(Extracted records)

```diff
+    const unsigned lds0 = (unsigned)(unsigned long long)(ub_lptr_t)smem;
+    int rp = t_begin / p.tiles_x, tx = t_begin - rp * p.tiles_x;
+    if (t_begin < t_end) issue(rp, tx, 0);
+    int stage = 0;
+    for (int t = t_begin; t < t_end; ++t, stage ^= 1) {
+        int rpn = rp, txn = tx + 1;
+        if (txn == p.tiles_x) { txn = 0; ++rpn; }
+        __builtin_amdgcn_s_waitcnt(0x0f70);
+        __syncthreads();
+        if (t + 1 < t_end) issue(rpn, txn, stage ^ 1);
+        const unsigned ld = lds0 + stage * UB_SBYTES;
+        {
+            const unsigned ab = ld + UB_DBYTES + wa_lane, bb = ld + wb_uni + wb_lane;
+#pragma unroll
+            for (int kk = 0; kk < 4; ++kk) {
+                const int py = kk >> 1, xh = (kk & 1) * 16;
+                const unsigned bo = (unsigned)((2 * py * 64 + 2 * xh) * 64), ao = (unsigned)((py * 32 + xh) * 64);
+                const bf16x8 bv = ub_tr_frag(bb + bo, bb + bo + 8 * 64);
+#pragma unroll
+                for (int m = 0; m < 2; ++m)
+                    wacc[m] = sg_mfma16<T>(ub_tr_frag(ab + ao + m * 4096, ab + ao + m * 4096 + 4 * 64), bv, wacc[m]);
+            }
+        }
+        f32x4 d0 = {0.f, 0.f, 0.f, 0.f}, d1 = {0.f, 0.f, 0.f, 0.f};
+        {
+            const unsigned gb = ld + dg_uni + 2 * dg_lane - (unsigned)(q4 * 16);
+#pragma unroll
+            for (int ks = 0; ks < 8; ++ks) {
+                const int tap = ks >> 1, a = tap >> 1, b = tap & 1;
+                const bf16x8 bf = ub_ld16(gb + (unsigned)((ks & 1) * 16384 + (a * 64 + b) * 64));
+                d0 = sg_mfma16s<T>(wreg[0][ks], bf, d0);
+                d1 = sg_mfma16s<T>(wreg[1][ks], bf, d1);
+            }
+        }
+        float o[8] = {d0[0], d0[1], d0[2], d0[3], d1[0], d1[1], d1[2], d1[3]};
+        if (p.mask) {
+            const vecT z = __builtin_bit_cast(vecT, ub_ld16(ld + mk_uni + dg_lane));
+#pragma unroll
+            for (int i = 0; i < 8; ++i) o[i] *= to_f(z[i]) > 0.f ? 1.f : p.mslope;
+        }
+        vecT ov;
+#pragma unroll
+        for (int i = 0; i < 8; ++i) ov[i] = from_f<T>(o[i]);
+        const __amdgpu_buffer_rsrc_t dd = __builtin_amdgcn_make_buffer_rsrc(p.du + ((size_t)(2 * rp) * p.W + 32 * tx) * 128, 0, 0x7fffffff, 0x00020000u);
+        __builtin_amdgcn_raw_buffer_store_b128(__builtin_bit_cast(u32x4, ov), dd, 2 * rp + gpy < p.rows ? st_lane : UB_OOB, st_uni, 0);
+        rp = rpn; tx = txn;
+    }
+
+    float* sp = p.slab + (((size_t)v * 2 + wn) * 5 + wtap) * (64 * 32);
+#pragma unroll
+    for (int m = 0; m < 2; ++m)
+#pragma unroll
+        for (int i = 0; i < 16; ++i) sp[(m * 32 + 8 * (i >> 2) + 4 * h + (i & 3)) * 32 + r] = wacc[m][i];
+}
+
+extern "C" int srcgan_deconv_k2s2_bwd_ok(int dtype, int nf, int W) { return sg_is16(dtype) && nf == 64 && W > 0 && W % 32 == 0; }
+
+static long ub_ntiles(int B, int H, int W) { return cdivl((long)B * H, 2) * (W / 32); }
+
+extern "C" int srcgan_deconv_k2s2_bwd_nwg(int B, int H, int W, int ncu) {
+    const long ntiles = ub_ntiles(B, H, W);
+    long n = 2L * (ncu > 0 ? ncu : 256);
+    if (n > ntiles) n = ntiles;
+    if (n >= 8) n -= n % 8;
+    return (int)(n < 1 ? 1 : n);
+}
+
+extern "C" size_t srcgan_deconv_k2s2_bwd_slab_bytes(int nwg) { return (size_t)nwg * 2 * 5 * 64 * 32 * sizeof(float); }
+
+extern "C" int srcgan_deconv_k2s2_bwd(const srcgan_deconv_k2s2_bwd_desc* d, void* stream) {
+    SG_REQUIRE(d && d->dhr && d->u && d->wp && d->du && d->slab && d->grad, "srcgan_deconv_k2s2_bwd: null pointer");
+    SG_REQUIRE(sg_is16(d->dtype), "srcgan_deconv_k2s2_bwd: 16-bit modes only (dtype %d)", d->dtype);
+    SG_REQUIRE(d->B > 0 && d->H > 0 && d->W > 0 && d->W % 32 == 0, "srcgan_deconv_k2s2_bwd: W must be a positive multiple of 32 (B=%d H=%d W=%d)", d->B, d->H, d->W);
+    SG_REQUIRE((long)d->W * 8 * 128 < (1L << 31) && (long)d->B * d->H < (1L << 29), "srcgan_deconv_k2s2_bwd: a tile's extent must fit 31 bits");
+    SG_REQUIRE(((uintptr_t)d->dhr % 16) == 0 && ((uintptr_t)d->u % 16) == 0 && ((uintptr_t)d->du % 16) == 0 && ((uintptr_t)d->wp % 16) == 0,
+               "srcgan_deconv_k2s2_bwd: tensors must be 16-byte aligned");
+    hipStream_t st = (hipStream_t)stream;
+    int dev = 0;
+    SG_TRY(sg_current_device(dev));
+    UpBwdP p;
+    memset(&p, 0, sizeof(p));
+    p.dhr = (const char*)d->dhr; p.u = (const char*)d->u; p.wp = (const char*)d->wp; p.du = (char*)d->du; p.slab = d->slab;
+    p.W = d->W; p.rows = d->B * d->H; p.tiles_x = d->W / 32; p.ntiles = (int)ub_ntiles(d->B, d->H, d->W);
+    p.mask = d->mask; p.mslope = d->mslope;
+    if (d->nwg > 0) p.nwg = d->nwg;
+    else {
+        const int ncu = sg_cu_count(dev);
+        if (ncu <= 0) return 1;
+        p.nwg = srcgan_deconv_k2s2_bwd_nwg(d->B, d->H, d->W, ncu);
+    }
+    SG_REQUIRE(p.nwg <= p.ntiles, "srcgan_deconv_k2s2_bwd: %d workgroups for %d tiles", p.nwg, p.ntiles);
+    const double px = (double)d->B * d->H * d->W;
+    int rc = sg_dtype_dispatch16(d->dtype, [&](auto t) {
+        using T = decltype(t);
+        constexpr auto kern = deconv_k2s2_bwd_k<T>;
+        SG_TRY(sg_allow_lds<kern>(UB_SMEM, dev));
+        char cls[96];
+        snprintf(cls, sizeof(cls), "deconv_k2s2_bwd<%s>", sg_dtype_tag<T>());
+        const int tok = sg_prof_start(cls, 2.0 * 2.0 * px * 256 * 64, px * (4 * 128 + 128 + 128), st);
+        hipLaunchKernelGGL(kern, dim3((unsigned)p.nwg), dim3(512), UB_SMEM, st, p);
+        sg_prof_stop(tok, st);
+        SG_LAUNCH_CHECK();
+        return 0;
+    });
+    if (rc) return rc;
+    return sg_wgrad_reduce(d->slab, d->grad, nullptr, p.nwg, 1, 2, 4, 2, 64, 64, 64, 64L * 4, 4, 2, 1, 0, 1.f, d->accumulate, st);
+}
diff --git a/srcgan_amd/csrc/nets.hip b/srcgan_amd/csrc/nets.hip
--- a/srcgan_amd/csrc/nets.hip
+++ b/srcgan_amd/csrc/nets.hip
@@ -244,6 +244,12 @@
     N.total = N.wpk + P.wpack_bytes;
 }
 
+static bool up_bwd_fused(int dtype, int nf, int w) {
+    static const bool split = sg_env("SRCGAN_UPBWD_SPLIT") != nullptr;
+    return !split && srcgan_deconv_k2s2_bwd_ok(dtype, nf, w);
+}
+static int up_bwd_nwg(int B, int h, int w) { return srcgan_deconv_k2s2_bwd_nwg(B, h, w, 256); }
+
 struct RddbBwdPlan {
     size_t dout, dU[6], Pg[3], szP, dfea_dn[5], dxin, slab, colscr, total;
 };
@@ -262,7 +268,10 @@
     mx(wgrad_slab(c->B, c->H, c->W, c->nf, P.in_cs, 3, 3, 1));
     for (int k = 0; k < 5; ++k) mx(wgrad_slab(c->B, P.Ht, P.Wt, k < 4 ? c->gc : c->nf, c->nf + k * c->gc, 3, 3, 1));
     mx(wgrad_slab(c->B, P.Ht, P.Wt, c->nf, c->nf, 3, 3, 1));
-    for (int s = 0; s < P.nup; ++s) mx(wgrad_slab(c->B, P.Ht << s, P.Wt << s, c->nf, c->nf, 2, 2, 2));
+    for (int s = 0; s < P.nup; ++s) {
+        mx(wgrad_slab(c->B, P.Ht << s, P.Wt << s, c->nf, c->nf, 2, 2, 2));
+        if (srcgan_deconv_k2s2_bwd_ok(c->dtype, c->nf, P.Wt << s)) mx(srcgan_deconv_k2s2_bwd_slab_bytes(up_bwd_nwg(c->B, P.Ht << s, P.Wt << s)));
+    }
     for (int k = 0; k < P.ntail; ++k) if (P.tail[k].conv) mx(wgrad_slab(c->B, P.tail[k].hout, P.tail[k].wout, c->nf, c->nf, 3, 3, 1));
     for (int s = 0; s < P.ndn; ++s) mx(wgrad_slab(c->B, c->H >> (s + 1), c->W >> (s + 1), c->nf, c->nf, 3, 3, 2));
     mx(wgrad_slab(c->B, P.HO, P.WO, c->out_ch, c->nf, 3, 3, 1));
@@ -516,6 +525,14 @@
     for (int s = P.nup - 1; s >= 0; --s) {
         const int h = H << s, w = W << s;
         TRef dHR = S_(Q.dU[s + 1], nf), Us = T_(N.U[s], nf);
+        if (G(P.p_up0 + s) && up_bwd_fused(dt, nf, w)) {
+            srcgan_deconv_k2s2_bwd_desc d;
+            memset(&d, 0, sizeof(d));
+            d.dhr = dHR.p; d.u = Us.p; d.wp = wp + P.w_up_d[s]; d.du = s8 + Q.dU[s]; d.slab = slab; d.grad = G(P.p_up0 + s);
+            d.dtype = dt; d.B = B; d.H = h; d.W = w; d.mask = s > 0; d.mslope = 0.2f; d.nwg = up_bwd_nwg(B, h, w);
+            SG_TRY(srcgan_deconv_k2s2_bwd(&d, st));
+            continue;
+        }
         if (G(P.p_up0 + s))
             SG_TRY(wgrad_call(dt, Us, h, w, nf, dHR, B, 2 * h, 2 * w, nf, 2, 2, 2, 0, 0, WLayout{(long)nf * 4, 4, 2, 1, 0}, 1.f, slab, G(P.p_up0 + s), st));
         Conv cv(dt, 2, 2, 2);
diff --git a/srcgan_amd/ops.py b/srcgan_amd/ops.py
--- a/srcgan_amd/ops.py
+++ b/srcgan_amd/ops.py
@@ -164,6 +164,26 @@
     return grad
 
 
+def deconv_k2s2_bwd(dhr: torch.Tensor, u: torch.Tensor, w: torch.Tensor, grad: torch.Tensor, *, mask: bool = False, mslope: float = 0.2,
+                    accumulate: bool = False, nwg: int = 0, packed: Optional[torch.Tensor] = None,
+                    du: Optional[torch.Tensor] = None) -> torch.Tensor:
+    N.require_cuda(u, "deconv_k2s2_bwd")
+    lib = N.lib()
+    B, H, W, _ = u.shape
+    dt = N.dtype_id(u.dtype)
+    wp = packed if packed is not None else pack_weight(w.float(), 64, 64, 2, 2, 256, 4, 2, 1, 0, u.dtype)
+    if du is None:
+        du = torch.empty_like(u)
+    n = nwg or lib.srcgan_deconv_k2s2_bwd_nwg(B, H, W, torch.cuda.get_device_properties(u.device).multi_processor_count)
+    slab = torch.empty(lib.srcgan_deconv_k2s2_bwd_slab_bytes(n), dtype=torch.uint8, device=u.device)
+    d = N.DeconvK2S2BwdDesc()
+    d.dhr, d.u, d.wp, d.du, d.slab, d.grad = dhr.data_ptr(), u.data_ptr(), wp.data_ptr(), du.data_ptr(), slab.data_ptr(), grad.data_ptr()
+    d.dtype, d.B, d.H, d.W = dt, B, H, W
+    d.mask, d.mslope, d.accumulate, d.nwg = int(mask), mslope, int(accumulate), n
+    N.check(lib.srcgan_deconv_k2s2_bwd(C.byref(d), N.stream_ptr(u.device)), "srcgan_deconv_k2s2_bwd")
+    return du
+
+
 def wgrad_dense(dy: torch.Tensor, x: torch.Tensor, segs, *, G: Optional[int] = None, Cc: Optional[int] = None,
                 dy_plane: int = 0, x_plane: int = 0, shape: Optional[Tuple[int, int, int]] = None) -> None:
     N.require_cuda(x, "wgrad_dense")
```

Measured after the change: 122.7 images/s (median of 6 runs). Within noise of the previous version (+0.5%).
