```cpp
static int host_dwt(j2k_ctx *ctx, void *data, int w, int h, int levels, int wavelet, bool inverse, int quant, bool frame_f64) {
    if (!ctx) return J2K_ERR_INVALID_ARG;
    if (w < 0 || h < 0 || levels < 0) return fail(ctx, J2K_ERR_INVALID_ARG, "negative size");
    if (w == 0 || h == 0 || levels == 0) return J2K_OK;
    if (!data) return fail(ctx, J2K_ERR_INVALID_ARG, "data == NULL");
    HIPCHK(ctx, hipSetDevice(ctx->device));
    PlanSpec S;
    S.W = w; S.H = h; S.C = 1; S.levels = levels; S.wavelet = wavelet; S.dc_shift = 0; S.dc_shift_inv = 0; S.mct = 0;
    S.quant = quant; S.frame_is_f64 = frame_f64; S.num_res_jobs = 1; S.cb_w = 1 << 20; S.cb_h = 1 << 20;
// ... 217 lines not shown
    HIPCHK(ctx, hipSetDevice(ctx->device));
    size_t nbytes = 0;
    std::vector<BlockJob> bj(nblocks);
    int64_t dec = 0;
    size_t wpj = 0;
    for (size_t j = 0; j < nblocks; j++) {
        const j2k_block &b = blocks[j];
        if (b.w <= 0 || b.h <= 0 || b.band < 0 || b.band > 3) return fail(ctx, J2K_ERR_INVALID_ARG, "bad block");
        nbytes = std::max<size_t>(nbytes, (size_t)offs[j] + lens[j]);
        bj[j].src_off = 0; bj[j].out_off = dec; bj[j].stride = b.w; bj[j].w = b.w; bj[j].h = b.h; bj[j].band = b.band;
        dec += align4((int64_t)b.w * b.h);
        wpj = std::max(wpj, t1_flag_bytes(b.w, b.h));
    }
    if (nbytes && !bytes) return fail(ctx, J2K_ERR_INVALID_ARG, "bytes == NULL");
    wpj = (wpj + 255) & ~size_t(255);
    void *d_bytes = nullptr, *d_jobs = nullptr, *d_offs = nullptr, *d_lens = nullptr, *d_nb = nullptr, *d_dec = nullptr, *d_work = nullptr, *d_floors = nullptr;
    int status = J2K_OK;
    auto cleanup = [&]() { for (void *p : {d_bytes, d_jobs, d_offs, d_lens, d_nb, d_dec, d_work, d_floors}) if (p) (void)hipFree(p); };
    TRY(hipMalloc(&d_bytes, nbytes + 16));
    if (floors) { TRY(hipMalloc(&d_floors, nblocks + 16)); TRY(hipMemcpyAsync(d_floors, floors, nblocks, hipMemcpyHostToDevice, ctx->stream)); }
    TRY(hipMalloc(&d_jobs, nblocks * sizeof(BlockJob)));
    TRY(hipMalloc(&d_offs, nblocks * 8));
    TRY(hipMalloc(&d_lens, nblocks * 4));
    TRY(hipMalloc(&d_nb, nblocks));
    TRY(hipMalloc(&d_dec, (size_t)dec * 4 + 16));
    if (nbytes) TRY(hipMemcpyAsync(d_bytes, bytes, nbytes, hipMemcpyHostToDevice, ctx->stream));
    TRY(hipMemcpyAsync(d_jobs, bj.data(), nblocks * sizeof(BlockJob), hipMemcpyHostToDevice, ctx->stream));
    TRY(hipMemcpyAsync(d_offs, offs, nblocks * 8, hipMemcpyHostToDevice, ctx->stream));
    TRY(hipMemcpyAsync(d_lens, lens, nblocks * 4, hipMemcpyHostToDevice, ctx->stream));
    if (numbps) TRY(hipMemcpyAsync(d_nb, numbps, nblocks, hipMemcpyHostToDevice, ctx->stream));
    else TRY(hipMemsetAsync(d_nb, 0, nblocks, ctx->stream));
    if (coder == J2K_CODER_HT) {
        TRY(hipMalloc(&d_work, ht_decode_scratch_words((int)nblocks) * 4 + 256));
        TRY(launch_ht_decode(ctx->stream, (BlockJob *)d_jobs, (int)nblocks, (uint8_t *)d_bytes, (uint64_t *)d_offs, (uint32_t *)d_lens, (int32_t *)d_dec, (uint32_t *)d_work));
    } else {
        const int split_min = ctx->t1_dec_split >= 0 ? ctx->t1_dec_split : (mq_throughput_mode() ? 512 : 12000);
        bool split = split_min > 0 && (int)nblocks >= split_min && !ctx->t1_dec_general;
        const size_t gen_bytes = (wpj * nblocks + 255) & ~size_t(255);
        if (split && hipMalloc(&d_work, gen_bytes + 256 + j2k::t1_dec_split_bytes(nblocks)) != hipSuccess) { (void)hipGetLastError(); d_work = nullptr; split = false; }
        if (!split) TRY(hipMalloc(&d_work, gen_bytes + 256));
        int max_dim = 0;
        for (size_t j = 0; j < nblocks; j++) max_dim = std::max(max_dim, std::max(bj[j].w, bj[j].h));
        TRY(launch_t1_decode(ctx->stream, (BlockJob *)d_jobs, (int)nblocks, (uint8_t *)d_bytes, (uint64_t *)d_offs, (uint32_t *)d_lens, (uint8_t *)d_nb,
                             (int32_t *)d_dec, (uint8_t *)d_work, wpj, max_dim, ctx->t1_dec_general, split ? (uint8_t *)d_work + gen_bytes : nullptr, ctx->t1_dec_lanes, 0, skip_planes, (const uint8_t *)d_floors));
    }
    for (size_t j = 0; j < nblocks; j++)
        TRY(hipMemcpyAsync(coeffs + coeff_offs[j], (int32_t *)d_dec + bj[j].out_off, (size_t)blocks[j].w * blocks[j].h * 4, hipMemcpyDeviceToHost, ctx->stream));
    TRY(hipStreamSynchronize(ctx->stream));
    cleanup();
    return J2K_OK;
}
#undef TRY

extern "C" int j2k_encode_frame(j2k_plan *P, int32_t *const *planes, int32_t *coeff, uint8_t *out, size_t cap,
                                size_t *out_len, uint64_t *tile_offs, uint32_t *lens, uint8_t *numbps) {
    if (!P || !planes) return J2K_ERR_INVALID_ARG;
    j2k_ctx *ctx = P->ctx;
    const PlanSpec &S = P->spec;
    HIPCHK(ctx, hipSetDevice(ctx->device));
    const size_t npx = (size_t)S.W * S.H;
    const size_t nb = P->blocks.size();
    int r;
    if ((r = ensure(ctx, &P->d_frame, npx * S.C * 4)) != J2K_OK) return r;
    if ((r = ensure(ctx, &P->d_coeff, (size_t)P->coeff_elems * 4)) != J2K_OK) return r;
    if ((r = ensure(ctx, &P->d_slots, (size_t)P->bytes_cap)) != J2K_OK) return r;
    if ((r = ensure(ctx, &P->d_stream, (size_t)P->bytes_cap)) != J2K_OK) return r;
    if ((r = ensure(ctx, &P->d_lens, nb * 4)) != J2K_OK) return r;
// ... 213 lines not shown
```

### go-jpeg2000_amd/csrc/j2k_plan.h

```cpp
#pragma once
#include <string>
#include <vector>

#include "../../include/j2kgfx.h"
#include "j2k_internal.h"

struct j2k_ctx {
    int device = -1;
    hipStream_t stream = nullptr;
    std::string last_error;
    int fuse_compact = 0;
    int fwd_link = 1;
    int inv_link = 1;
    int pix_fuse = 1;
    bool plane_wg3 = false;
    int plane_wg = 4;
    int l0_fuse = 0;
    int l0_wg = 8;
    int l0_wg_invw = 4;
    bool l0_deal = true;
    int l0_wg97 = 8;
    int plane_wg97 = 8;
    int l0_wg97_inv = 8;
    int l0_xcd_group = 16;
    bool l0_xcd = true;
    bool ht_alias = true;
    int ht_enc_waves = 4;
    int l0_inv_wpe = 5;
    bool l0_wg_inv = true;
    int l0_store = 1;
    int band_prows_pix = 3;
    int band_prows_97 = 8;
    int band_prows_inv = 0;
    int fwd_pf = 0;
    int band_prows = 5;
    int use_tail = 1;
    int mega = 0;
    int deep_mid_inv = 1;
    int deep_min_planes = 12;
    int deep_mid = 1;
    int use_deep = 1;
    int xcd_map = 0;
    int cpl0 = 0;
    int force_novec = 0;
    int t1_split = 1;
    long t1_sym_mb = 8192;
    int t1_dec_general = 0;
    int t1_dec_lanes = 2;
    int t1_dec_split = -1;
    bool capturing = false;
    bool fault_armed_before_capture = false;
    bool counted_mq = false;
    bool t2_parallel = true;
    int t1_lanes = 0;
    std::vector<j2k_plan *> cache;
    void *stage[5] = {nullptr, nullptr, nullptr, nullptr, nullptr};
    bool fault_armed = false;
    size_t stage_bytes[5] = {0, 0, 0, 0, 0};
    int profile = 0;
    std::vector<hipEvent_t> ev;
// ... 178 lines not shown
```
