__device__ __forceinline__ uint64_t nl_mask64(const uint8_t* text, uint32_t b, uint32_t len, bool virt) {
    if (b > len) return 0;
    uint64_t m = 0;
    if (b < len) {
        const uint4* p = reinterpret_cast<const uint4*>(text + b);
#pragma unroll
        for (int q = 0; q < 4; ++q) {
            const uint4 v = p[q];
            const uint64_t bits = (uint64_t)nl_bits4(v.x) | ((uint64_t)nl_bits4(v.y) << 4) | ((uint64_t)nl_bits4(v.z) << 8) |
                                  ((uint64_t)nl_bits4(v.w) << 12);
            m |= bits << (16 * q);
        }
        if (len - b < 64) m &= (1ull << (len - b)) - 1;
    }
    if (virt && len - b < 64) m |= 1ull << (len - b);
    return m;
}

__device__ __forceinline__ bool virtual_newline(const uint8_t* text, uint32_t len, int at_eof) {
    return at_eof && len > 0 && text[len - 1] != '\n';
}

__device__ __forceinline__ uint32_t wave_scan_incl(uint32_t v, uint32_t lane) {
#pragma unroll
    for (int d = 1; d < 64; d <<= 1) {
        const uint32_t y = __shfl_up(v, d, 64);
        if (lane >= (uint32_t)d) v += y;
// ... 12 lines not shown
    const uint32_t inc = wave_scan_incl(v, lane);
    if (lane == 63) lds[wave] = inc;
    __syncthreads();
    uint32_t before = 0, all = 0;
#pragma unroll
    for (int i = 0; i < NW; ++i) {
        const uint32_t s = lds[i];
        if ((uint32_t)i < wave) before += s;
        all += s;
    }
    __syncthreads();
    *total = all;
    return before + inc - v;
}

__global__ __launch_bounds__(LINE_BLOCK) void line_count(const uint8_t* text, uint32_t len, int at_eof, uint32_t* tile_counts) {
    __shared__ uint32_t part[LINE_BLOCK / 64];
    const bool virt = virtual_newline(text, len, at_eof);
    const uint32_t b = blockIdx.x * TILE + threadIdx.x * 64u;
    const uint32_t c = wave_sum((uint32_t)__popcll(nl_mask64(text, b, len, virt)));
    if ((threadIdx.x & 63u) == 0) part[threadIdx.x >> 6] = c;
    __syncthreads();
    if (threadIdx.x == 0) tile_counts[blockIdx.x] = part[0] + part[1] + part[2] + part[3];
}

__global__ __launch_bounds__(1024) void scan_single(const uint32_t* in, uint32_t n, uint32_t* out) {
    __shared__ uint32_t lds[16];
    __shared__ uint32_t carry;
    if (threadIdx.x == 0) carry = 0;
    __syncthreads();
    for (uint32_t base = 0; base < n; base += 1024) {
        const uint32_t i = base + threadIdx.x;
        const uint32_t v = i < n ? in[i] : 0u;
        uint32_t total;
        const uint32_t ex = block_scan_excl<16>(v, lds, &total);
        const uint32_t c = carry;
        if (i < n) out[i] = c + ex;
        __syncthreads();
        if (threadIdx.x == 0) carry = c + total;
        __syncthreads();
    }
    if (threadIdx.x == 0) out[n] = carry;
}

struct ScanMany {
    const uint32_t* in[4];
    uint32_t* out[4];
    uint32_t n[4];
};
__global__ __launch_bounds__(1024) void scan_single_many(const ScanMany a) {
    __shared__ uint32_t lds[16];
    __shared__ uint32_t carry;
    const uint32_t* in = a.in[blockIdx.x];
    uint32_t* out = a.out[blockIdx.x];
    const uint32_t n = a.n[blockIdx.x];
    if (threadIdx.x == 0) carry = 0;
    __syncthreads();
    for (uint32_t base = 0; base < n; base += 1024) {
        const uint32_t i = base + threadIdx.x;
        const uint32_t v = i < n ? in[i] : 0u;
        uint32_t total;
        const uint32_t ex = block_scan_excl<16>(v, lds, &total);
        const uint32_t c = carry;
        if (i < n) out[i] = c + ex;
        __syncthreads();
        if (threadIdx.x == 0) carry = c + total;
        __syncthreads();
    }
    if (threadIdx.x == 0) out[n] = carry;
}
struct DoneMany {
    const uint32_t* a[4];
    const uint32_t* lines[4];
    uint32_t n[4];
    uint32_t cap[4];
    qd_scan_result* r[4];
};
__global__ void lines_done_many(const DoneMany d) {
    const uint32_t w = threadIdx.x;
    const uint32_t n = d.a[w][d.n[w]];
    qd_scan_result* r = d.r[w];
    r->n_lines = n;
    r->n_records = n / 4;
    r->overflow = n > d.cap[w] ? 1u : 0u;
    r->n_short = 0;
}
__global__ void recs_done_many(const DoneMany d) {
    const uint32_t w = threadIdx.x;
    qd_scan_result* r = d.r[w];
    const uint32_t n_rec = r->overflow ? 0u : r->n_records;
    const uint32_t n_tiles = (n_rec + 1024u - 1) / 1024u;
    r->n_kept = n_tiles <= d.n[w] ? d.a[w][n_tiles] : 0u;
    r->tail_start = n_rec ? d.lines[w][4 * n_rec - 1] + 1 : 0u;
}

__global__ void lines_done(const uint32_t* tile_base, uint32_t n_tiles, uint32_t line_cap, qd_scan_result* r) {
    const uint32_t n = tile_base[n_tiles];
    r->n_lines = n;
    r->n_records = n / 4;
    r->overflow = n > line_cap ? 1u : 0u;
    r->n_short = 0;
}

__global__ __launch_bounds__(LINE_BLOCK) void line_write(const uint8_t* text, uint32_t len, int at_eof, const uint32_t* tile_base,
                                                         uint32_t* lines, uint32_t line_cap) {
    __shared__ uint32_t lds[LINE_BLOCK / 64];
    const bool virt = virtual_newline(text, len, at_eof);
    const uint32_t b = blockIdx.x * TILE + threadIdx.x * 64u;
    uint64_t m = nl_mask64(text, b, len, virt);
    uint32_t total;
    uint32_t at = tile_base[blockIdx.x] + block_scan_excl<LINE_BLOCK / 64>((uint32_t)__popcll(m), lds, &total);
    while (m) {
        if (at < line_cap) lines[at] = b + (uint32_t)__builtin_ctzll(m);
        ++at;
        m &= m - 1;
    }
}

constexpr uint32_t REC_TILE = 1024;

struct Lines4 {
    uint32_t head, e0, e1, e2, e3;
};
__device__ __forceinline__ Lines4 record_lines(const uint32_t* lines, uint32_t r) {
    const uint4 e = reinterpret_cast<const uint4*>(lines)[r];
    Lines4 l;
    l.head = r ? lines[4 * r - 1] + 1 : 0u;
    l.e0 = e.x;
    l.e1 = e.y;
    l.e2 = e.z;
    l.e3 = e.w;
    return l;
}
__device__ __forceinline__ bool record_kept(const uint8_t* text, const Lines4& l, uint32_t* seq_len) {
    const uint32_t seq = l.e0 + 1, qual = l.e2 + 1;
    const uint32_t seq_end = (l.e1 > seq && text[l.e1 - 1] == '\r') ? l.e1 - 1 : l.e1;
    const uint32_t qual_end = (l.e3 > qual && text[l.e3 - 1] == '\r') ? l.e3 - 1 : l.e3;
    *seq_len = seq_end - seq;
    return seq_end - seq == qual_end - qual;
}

- _ACTIVITY_
Show all lines in the entries above where the word "packed" appears.

- _OUTPUT OF THE EXERCISE_
+                    accumulate: bool = False, nwg: int = 0, packed: Optional[torch.Tensor] = None,
+    wp = packed if packed is not None else pack_weight(w.float(), 64, 64, 2, 2, 256, 4, 2, 1, 0, u.dtype)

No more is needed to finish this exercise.